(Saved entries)
• • • •

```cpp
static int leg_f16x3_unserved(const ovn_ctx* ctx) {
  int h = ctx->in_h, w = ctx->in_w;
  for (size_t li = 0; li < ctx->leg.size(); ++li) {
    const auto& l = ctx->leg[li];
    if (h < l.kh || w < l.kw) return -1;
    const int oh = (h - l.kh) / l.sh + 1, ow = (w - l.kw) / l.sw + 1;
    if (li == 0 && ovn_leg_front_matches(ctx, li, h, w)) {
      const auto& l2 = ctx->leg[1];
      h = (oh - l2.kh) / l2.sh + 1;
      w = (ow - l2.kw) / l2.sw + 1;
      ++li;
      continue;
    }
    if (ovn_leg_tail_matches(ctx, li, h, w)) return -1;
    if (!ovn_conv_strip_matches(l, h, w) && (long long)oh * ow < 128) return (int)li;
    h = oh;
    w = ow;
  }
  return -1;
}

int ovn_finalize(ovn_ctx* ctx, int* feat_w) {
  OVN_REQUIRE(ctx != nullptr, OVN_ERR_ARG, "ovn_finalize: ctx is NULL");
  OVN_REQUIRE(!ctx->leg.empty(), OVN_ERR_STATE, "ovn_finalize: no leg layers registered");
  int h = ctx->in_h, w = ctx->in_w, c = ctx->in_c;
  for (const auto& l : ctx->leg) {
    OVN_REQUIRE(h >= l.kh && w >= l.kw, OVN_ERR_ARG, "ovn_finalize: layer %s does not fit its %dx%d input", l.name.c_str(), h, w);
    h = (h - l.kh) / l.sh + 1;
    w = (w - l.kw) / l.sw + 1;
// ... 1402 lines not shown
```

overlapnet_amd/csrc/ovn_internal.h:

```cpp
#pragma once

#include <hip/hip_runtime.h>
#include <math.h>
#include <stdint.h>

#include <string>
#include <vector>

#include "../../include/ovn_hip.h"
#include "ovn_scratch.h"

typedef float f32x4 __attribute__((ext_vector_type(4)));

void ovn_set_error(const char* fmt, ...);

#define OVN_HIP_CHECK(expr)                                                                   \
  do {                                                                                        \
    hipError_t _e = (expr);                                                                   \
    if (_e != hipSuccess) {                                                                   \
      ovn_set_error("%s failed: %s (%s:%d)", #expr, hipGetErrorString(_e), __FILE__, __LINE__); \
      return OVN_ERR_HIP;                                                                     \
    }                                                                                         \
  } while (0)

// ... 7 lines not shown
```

• • • •

**Exercise details:** Collect each line of the entries that has the word "expr", copying it in full.

**Written response:**
#define OVN_HIP_CHECK(expr)                                                                   \
    hipError_t _e = (expr);                                                                   \
      ovn_set_error("%s failed: %s (%s:%d)", #expr, hipGetErrorString(_e), __FILE__, __LINE__); \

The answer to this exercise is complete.